Saved entries:
⟨
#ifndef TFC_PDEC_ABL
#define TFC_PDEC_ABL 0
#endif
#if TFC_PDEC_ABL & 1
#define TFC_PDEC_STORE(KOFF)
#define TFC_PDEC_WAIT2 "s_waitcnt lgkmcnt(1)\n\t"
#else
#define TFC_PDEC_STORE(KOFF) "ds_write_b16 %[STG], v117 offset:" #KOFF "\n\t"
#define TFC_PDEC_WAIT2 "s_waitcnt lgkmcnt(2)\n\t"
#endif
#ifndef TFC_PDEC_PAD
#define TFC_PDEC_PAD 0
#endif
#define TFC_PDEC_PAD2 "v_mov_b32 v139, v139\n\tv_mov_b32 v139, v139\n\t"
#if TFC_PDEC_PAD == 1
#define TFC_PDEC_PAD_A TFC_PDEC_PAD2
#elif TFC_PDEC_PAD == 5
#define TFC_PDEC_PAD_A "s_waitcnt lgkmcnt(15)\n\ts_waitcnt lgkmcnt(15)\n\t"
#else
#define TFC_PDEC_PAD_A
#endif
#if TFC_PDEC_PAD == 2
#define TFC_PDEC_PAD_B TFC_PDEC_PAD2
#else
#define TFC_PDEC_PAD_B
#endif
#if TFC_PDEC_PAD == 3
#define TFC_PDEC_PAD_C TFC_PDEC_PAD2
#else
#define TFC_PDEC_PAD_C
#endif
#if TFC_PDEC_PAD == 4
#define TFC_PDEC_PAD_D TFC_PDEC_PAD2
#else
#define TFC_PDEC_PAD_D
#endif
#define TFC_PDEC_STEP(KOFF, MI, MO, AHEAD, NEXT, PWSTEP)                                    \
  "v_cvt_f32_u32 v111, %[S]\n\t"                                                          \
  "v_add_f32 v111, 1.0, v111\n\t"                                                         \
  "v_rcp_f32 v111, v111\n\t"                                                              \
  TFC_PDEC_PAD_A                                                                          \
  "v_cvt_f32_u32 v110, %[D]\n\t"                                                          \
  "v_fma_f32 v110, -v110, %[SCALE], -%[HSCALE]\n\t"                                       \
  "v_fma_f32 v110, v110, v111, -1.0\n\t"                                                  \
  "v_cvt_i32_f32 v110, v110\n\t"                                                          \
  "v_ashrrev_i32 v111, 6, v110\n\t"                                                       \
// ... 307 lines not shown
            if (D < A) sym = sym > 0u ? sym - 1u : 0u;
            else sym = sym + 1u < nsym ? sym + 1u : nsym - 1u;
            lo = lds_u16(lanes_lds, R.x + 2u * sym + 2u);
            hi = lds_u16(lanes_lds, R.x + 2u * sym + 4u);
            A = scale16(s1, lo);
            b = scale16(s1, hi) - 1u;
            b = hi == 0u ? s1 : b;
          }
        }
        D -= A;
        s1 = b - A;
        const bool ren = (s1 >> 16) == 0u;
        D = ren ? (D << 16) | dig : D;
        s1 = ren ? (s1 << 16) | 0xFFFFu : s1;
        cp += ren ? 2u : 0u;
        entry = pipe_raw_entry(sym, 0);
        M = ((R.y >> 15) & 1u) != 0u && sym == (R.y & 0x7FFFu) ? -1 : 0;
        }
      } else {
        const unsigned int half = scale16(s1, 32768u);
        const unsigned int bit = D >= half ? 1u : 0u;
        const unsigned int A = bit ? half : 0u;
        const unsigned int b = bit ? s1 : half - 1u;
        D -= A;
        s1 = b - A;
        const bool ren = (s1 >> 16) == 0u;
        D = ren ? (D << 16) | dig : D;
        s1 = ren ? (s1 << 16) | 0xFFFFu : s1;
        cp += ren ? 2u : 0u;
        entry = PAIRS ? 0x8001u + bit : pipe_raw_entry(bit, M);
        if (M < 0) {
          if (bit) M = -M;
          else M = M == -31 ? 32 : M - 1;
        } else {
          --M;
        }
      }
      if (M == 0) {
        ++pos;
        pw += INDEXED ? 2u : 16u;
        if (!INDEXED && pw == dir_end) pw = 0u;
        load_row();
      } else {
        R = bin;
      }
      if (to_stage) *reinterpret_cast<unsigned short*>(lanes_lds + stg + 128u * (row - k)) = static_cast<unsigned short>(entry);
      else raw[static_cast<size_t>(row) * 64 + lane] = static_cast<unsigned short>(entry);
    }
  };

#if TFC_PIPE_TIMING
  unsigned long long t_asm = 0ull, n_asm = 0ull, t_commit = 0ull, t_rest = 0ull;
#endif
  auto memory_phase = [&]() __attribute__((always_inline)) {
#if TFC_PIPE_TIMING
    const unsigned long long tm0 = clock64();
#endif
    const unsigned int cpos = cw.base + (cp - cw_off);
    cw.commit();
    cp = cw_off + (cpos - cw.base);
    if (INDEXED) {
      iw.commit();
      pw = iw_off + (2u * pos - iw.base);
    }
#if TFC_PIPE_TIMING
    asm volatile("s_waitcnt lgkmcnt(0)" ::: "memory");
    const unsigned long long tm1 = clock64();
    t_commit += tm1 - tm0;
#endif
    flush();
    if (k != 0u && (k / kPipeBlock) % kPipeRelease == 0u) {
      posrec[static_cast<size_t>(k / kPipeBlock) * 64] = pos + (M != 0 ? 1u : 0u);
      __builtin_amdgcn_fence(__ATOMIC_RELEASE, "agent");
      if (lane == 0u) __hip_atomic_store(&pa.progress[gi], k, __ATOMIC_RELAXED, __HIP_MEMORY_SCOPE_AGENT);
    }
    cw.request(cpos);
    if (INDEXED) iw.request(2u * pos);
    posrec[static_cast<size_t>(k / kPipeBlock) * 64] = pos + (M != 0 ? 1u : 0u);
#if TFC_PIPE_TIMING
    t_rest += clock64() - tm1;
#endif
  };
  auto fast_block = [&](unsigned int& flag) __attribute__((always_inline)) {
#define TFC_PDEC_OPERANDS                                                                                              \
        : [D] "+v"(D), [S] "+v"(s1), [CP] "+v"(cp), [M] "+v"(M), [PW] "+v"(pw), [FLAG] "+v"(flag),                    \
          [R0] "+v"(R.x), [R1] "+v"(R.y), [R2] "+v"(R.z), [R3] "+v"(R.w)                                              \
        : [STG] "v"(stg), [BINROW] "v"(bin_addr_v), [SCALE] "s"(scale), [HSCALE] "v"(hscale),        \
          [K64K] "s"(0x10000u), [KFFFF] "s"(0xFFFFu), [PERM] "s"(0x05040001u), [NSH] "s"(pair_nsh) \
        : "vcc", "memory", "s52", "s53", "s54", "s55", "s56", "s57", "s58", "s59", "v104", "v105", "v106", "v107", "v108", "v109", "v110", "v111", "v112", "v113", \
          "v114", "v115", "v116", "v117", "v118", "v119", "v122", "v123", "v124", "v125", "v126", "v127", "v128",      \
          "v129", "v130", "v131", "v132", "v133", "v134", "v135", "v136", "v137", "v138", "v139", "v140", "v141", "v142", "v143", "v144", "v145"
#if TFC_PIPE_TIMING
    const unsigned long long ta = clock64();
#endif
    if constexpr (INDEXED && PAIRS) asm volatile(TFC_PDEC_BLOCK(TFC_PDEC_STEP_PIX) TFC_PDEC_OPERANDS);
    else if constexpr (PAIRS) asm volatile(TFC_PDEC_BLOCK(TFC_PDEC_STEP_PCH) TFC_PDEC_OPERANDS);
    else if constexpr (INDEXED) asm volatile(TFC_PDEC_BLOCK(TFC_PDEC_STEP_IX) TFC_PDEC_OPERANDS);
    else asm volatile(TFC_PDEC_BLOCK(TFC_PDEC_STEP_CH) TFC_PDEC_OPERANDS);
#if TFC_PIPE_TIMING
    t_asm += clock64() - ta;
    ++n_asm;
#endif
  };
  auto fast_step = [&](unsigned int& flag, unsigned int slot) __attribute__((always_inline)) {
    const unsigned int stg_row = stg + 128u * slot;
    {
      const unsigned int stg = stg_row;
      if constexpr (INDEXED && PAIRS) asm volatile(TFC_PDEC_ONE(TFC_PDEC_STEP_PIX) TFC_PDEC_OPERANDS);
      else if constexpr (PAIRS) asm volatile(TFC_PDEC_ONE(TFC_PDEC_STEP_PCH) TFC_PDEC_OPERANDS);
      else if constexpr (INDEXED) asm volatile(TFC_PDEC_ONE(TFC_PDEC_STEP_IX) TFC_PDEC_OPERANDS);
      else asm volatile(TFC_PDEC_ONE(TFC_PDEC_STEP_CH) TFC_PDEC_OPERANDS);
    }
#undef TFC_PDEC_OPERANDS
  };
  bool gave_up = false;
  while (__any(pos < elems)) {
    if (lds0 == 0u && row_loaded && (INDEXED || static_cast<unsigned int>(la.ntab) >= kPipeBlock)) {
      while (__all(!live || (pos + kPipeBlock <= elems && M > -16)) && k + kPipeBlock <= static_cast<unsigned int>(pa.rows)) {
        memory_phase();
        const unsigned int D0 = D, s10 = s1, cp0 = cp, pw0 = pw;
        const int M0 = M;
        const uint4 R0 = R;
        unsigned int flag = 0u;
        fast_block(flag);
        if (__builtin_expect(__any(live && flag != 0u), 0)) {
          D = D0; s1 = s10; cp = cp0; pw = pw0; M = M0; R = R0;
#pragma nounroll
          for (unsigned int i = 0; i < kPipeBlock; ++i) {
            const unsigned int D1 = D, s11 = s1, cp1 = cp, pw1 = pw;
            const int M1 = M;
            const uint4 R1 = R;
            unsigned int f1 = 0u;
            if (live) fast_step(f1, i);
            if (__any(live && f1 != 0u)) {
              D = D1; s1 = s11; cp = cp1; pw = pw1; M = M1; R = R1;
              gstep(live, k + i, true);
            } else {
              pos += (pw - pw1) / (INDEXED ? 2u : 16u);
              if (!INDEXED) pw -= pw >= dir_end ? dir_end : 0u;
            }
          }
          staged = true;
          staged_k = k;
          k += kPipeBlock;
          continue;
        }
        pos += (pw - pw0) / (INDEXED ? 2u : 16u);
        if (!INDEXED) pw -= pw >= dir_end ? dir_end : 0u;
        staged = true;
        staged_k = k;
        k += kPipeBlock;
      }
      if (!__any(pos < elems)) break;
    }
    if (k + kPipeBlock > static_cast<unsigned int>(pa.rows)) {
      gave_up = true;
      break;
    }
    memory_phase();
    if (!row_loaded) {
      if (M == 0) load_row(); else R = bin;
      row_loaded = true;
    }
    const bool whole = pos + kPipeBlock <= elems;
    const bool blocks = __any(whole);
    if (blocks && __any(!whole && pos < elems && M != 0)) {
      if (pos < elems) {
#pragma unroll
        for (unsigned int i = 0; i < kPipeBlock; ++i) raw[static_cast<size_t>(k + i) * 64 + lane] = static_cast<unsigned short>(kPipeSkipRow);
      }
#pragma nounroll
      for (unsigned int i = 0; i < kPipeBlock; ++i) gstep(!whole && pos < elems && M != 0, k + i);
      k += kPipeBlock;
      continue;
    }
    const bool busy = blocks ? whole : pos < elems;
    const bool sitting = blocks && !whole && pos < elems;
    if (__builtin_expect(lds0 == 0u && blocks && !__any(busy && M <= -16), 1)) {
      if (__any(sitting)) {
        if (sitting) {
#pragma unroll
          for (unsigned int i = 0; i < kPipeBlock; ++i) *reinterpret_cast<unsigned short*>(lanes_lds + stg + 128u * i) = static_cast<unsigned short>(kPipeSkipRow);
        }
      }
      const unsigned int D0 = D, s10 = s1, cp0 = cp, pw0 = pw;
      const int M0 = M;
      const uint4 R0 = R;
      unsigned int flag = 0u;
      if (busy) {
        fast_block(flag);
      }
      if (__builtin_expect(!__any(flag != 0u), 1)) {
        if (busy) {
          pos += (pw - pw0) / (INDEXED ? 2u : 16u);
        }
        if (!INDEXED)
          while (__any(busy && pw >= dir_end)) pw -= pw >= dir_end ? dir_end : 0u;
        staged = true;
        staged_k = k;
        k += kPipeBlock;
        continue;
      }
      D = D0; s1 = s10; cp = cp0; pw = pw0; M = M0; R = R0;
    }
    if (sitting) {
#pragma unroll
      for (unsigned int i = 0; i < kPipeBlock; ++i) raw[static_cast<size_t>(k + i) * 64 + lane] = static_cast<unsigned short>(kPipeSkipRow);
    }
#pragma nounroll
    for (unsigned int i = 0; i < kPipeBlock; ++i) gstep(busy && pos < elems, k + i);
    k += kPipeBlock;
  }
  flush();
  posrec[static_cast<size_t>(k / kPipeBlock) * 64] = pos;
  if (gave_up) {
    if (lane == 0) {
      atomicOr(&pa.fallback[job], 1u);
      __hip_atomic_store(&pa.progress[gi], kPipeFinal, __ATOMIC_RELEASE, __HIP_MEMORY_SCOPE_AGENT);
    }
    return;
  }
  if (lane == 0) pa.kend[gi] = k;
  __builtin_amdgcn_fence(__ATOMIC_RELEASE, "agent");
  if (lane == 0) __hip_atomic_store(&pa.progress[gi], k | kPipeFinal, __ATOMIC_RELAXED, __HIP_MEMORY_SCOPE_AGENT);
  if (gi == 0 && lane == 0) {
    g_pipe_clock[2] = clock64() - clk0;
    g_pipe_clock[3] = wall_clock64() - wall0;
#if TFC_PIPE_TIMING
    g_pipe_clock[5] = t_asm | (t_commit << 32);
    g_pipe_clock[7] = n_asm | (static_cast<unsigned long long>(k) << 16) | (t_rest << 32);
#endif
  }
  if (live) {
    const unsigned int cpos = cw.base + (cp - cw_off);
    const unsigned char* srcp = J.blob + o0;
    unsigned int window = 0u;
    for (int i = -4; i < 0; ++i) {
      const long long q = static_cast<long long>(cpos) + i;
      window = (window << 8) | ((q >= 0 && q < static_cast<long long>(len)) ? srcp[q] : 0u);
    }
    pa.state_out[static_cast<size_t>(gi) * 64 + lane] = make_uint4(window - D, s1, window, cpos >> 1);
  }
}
⟩
__What you need to do__: How many lines of the entries hold the word "auto"? Respond with the number alone.

__Response area__: 3